Each line of the entries, from the first to the line containing "const float* A;", is to be transcribed exactly as it stands; include no other lines.

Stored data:
☆ ☆ ☆ ☆ ☆
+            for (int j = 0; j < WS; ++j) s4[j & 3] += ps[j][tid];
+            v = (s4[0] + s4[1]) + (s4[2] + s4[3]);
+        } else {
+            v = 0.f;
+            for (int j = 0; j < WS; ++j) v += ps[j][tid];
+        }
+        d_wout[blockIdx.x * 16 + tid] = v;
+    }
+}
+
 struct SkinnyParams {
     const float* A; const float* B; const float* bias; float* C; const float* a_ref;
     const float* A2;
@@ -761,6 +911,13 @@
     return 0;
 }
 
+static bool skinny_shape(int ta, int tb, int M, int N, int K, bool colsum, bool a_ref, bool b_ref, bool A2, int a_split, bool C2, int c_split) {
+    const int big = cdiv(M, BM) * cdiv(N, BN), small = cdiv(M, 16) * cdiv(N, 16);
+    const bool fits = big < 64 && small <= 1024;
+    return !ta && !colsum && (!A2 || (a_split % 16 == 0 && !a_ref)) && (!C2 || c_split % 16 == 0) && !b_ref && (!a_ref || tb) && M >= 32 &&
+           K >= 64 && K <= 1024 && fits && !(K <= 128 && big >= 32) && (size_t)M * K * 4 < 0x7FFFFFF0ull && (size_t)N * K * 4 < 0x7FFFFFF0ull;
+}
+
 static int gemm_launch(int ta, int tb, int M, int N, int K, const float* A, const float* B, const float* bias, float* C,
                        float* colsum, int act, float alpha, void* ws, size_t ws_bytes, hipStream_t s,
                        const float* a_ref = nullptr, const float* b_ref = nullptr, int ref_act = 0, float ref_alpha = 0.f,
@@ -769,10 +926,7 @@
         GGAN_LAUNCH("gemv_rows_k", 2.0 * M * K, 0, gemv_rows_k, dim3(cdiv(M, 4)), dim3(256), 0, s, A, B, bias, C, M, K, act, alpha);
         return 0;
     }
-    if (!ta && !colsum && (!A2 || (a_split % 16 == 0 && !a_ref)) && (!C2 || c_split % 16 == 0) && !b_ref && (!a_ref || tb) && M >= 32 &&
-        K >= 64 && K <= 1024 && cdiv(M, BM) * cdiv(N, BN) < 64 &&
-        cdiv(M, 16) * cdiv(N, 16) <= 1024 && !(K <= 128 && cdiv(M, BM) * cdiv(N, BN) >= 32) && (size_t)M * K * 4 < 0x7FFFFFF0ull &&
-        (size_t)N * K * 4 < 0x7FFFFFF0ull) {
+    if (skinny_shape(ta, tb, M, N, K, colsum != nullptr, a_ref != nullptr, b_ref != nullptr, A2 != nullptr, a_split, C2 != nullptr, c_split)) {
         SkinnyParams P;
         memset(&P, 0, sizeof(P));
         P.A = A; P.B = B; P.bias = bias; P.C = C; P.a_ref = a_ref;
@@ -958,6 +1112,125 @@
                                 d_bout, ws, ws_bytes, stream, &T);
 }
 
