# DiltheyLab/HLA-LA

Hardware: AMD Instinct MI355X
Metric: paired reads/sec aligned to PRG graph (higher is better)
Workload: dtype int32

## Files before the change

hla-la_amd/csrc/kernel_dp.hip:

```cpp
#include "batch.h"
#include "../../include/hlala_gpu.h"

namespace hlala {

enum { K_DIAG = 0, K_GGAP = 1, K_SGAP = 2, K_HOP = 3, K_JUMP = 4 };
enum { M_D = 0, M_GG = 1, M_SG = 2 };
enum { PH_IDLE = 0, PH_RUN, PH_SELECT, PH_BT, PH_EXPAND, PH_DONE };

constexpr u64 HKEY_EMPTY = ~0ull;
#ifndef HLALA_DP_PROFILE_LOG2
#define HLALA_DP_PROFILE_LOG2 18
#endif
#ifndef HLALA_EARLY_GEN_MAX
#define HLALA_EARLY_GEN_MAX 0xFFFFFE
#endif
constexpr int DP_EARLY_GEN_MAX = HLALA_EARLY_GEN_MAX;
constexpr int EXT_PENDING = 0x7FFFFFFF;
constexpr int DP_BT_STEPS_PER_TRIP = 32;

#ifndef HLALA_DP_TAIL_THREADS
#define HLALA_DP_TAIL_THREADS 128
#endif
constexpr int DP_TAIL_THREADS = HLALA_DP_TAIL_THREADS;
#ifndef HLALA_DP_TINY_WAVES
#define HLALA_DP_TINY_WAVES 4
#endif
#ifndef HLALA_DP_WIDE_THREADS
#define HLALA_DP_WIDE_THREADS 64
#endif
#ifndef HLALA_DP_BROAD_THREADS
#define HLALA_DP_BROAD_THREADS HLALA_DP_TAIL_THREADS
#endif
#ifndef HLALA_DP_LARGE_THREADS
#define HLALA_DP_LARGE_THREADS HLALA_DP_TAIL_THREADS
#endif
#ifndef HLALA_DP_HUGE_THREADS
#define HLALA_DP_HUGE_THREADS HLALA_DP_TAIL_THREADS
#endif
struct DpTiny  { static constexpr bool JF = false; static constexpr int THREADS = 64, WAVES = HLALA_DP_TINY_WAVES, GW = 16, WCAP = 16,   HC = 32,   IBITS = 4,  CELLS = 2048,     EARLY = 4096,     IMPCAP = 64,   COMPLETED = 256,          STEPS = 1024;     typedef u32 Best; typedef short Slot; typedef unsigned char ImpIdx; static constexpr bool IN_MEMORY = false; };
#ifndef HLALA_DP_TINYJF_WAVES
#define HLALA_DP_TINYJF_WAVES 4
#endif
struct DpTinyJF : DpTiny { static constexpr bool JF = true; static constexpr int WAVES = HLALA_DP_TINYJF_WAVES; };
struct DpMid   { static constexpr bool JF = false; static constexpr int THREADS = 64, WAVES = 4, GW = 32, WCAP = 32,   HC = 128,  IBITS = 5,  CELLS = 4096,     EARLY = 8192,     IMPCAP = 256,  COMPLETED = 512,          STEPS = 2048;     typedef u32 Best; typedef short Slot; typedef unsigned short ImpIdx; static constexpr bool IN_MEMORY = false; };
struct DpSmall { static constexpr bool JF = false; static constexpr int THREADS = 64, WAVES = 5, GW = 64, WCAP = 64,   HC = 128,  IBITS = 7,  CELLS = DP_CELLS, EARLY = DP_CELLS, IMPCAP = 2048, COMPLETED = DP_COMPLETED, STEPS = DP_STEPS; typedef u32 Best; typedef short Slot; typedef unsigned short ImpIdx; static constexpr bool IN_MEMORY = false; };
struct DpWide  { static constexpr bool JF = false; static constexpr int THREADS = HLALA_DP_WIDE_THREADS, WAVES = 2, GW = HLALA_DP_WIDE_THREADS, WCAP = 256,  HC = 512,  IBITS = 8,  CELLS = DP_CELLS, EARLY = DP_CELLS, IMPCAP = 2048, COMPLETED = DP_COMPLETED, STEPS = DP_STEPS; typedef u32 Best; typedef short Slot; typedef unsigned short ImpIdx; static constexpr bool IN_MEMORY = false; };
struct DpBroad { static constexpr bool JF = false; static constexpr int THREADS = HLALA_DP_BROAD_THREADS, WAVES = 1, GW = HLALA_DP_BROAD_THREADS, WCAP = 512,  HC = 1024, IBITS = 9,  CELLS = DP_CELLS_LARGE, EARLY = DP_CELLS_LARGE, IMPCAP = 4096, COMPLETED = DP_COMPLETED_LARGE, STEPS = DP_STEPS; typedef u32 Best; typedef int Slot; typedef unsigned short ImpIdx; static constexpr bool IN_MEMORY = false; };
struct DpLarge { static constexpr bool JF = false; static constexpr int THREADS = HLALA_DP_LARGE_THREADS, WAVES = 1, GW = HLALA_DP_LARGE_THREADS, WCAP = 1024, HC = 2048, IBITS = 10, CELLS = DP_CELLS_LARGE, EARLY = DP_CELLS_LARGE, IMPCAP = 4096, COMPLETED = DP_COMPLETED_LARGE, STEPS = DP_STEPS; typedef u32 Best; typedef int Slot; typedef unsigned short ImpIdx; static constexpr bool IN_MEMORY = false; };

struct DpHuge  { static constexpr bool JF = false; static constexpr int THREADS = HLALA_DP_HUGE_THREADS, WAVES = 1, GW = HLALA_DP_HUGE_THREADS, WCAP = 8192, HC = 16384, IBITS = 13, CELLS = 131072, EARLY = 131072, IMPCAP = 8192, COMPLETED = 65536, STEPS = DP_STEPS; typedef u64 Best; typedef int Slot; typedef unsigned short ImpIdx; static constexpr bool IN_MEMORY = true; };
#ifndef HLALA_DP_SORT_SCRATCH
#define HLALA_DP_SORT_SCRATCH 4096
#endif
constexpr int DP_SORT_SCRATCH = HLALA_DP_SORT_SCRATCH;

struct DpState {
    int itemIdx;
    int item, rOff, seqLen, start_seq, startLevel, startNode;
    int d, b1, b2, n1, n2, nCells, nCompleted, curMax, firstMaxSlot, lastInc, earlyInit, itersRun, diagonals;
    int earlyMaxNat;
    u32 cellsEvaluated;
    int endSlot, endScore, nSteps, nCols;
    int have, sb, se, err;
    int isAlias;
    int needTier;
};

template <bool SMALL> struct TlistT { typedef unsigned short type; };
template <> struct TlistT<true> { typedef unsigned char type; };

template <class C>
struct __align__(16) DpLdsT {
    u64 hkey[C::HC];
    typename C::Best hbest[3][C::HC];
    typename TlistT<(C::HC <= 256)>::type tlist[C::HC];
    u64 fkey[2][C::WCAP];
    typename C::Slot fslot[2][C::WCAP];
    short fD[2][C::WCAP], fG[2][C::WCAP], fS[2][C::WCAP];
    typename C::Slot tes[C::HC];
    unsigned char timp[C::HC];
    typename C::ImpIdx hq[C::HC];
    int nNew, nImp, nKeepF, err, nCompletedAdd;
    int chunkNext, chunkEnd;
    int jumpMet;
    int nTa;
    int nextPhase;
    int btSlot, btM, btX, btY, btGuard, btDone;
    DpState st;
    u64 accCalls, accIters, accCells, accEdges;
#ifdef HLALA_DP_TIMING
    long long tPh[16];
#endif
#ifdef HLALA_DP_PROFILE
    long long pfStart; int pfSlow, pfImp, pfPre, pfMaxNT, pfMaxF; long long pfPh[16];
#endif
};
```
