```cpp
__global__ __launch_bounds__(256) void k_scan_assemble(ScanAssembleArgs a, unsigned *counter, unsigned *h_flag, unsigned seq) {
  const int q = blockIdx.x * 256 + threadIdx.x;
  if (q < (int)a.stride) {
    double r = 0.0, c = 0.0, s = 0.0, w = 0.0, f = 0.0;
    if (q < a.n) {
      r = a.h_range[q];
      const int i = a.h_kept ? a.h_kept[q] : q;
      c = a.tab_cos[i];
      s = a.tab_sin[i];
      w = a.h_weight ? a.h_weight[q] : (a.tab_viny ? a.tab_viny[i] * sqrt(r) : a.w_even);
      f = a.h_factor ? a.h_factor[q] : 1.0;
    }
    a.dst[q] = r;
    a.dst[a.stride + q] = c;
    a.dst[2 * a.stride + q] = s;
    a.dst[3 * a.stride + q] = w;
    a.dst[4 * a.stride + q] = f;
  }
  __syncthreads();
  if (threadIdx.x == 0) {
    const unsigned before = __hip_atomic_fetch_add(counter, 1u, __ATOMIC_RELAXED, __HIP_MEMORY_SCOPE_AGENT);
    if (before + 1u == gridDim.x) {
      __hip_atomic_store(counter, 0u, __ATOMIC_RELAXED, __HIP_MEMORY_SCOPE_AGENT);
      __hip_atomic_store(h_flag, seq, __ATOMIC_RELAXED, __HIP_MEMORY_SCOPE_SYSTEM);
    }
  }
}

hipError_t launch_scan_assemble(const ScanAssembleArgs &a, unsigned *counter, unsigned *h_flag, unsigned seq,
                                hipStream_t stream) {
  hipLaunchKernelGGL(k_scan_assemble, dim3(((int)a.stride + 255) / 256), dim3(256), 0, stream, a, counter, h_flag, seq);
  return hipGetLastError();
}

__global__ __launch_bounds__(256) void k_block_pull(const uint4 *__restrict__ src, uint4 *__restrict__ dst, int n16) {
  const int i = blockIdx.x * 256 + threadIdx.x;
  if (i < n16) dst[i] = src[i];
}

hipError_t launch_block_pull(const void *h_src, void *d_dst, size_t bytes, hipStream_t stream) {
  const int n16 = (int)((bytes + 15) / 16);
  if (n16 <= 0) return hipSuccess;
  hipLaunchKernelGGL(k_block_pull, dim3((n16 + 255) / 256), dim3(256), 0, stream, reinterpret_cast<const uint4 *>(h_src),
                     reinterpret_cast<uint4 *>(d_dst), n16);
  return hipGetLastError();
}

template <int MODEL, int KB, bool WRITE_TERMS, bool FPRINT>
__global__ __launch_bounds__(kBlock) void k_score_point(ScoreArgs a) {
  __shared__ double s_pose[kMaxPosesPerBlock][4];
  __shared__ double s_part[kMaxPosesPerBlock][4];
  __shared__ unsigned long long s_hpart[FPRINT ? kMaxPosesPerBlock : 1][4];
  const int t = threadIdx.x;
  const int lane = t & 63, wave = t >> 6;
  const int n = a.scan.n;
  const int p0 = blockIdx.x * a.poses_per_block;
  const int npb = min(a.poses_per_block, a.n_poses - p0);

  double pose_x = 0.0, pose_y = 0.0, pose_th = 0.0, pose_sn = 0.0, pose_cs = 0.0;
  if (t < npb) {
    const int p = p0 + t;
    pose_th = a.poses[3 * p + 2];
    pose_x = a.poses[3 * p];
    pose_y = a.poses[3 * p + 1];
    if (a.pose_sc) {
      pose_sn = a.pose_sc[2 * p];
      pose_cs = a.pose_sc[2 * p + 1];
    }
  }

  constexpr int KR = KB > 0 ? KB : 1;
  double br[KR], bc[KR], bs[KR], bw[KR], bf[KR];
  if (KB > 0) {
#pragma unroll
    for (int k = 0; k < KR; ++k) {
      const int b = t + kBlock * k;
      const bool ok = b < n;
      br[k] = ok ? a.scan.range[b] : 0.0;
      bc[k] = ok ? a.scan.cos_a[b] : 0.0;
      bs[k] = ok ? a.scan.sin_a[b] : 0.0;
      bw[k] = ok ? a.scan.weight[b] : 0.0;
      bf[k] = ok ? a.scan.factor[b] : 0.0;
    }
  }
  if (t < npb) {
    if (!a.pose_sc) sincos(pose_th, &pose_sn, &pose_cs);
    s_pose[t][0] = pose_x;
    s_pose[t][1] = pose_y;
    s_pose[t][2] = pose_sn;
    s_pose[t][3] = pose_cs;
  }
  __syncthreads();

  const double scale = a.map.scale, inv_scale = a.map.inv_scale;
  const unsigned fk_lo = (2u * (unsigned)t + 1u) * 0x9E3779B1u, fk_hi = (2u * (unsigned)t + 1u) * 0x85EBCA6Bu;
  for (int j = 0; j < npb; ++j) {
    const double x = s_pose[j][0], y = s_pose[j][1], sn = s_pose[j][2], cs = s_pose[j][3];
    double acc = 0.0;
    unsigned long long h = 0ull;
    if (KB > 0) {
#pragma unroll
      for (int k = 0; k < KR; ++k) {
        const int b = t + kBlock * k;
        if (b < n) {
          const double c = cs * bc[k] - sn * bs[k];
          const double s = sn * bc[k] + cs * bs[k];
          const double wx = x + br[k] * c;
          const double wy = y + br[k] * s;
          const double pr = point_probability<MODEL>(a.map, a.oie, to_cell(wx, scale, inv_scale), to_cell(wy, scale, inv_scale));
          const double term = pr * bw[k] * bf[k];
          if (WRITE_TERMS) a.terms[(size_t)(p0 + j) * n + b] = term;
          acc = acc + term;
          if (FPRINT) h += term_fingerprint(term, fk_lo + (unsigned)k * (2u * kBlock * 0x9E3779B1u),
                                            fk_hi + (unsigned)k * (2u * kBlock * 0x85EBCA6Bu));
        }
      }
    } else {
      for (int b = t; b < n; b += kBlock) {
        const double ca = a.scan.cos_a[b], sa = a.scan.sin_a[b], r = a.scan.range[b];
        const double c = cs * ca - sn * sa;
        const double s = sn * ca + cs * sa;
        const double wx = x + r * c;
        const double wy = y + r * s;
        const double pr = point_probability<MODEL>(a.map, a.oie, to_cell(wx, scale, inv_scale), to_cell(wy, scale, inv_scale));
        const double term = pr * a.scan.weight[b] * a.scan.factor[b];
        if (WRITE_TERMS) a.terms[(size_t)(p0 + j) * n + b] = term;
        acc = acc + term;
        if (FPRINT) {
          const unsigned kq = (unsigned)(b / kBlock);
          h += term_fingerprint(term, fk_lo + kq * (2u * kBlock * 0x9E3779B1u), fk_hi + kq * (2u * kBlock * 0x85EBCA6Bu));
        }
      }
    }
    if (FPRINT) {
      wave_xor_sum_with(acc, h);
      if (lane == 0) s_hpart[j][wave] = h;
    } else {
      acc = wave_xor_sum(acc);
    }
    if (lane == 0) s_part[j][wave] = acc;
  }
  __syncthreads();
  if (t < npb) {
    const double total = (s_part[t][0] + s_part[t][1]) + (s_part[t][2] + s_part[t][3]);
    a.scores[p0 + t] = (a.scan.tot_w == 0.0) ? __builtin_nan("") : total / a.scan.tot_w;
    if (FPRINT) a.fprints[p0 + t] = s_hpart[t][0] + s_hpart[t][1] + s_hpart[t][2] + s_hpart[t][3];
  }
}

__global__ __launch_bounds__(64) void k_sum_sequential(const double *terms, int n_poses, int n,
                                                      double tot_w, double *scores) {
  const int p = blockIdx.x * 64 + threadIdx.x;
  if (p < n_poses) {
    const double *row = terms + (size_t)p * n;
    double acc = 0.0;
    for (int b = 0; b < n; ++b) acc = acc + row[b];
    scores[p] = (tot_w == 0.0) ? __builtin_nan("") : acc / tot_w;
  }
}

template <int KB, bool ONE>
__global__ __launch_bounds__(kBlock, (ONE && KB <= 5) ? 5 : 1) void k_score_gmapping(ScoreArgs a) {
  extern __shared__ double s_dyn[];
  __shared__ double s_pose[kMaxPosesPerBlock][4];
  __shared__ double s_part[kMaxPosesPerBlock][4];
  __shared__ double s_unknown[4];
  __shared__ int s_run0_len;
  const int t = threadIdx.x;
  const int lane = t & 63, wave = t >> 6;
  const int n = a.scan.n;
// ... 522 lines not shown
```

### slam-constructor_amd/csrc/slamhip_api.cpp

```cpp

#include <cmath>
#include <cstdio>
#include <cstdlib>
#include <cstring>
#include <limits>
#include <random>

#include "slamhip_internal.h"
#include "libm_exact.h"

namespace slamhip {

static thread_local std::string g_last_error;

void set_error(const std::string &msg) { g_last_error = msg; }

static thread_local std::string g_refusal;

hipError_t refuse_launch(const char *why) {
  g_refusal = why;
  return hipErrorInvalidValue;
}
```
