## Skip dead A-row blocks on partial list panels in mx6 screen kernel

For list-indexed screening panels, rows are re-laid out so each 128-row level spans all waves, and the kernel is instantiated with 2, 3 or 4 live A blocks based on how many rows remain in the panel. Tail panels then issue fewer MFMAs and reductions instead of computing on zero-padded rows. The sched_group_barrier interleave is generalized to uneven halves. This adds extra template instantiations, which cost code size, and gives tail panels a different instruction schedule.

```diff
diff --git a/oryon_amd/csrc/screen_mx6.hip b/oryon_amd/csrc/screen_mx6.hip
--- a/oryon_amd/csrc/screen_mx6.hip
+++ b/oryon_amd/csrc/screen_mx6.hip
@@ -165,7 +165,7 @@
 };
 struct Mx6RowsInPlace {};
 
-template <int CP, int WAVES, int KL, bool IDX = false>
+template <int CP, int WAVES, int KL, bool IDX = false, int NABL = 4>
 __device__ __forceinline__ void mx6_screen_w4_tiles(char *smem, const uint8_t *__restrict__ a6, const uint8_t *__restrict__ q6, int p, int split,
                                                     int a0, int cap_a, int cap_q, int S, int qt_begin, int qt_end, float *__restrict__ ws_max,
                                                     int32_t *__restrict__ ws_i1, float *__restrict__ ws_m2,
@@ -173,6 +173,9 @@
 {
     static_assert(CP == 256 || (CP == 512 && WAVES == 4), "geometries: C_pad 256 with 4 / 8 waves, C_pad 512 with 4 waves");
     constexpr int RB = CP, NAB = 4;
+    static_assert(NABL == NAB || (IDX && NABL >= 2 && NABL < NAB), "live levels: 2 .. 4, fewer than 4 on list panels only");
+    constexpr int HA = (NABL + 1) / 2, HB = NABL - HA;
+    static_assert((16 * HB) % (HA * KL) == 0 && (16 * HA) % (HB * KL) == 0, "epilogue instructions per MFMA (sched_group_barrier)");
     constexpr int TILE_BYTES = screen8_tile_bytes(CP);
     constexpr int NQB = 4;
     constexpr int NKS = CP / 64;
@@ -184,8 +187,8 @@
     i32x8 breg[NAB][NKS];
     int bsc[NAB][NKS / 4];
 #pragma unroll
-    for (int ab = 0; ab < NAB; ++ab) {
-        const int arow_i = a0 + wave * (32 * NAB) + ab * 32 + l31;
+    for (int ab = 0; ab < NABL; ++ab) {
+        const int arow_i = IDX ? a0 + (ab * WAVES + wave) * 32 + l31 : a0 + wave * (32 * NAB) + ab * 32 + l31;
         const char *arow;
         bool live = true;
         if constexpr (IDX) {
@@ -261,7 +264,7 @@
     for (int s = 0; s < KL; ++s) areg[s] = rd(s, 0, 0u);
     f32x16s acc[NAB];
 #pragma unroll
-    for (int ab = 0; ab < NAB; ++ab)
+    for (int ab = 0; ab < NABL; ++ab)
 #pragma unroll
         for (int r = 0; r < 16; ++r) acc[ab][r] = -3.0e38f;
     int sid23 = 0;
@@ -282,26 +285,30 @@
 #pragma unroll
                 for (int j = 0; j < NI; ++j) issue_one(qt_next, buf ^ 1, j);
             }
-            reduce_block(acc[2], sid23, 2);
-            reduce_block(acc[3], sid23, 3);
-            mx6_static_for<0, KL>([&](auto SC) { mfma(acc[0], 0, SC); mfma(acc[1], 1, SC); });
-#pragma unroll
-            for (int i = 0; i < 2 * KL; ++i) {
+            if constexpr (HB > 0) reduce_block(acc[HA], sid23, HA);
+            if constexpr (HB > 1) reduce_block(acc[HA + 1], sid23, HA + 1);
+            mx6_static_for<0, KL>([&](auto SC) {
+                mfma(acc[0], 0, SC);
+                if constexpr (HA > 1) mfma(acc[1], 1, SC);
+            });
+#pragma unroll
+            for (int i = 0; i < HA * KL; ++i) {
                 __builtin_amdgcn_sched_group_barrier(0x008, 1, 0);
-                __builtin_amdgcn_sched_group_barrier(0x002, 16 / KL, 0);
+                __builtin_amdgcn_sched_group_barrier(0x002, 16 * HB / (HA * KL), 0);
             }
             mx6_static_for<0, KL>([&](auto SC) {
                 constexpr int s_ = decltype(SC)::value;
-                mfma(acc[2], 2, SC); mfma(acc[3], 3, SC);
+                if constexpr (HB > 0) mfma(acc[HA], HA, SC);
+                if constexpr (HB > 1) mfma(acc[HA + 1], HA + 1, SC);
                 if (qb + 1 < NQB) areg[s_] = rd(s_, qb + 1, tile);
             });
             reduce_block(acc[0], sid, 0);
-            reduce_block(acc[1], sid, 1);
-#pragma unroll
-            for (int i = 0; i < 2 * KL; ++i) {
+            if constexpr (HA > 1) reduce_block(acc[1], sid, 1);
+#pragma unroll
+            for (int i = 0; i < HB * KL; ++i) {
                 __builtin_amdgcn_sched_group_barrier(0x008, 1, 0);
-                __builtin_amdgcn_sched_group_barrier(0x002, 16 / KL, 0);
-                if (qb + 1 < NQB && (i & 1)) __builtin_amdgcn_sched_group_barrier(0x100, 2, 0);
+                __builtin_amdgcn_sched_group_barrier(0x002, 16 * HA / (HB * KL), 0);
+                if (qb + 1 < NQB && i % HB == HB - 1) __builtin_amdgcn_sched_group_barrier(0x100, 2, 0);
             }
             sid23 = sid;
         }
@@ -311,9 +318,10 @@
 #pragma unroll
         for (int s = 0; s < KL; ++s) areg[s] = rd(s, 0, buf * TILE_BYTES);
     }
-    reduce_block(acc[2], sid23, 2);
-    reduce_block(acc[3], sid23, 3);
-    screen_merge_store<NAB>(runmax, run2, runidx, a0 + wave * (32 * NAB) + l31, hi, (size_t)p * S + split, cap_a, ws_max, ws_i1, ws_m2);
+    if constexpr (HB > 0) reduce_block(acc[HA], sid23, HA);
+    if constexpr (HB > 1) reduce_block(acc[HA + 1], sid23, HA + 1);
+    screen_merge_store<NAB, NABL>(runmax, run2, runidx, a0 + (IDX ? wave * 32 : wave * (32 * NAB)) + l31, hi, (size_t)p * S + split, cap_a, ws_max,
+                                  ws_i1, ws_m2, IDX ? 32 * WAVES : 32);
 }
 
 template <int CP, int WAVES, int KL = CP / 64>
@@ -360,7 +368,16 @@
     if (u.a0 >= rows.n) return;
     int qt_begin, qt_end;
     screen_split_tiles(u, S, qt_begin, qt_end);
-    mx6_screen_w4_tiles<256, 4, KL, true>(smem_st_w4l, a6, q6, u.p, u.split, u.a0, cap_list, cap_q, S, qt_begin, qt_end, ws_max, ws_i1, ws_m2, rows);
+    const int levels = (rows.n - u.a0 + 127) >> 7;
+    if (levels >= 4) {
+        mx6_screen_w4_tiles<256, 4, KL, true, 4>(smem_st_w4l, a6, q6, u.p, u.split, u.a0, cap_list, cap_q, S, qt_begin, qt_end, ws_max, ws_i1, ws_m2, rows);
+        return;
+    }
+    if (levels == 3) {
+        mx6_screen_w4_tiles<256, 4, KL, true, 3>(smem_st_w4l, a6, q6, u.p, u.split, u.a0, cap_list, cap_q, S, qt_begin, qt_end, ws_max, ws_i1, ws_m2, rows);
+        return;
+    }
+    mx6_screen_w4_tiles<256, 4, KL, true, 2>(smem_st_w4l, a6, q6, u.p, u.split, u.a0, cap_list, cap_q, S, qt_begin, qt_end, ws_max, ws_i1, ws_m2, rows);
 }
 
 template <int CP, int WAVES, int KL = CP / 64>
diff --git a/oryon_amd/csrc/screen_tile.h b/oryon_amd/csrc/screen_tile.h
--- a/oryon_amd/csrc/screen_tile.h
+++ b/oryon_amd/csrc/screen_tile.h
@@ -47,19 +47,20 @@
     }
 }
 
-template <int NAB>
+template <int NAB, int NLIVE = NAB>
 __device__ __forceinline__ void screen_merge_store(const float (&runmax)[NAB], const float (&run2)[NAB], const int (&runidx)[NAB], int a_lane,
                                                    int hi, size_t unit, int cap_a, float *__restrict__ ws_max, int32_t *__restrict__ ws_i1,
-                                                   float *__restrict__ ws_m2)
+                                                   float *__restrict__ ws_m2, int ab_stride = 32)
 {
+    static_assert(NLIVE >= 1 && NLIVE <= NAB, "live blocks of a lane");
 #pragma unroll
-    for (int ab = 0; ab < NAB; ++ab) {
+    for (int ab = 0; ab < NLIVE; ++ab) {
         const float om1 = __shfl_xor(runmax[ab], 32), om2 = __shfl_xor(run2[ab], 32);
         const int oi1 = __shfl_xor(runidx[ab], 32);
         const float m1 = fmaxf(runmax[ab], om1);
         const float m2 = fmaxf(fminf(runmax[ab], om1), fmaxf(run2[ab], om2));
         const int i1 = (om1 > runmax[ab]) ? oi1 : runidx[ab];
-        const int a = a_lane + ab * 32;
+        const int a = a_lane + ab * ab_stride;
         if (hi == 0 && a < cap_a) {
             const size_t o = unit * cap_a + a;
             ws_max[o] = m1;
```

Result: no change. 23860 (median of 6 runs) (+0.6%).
☆ ☆ ☆ ☆ ☆
▸ **Response to this task**:
+            for (int j = 0; j < WS; ++j) s4[j & 3] += ps[j][tid];
+            v = (s4[0] + s4[1]) + (s4[2] + s4[3]);
+        } else {
+            v = 0.f;
+            for (int j = 0; j < WS; ++j) v += ps[j][tid];
+        }
+        d_wout[blockIdx.x * 16 + tid] = v;
+    }
+}
+
 struct SkinnyParams {
     const float* A; const float* B; const float* bias; float* C; const float* a_ref;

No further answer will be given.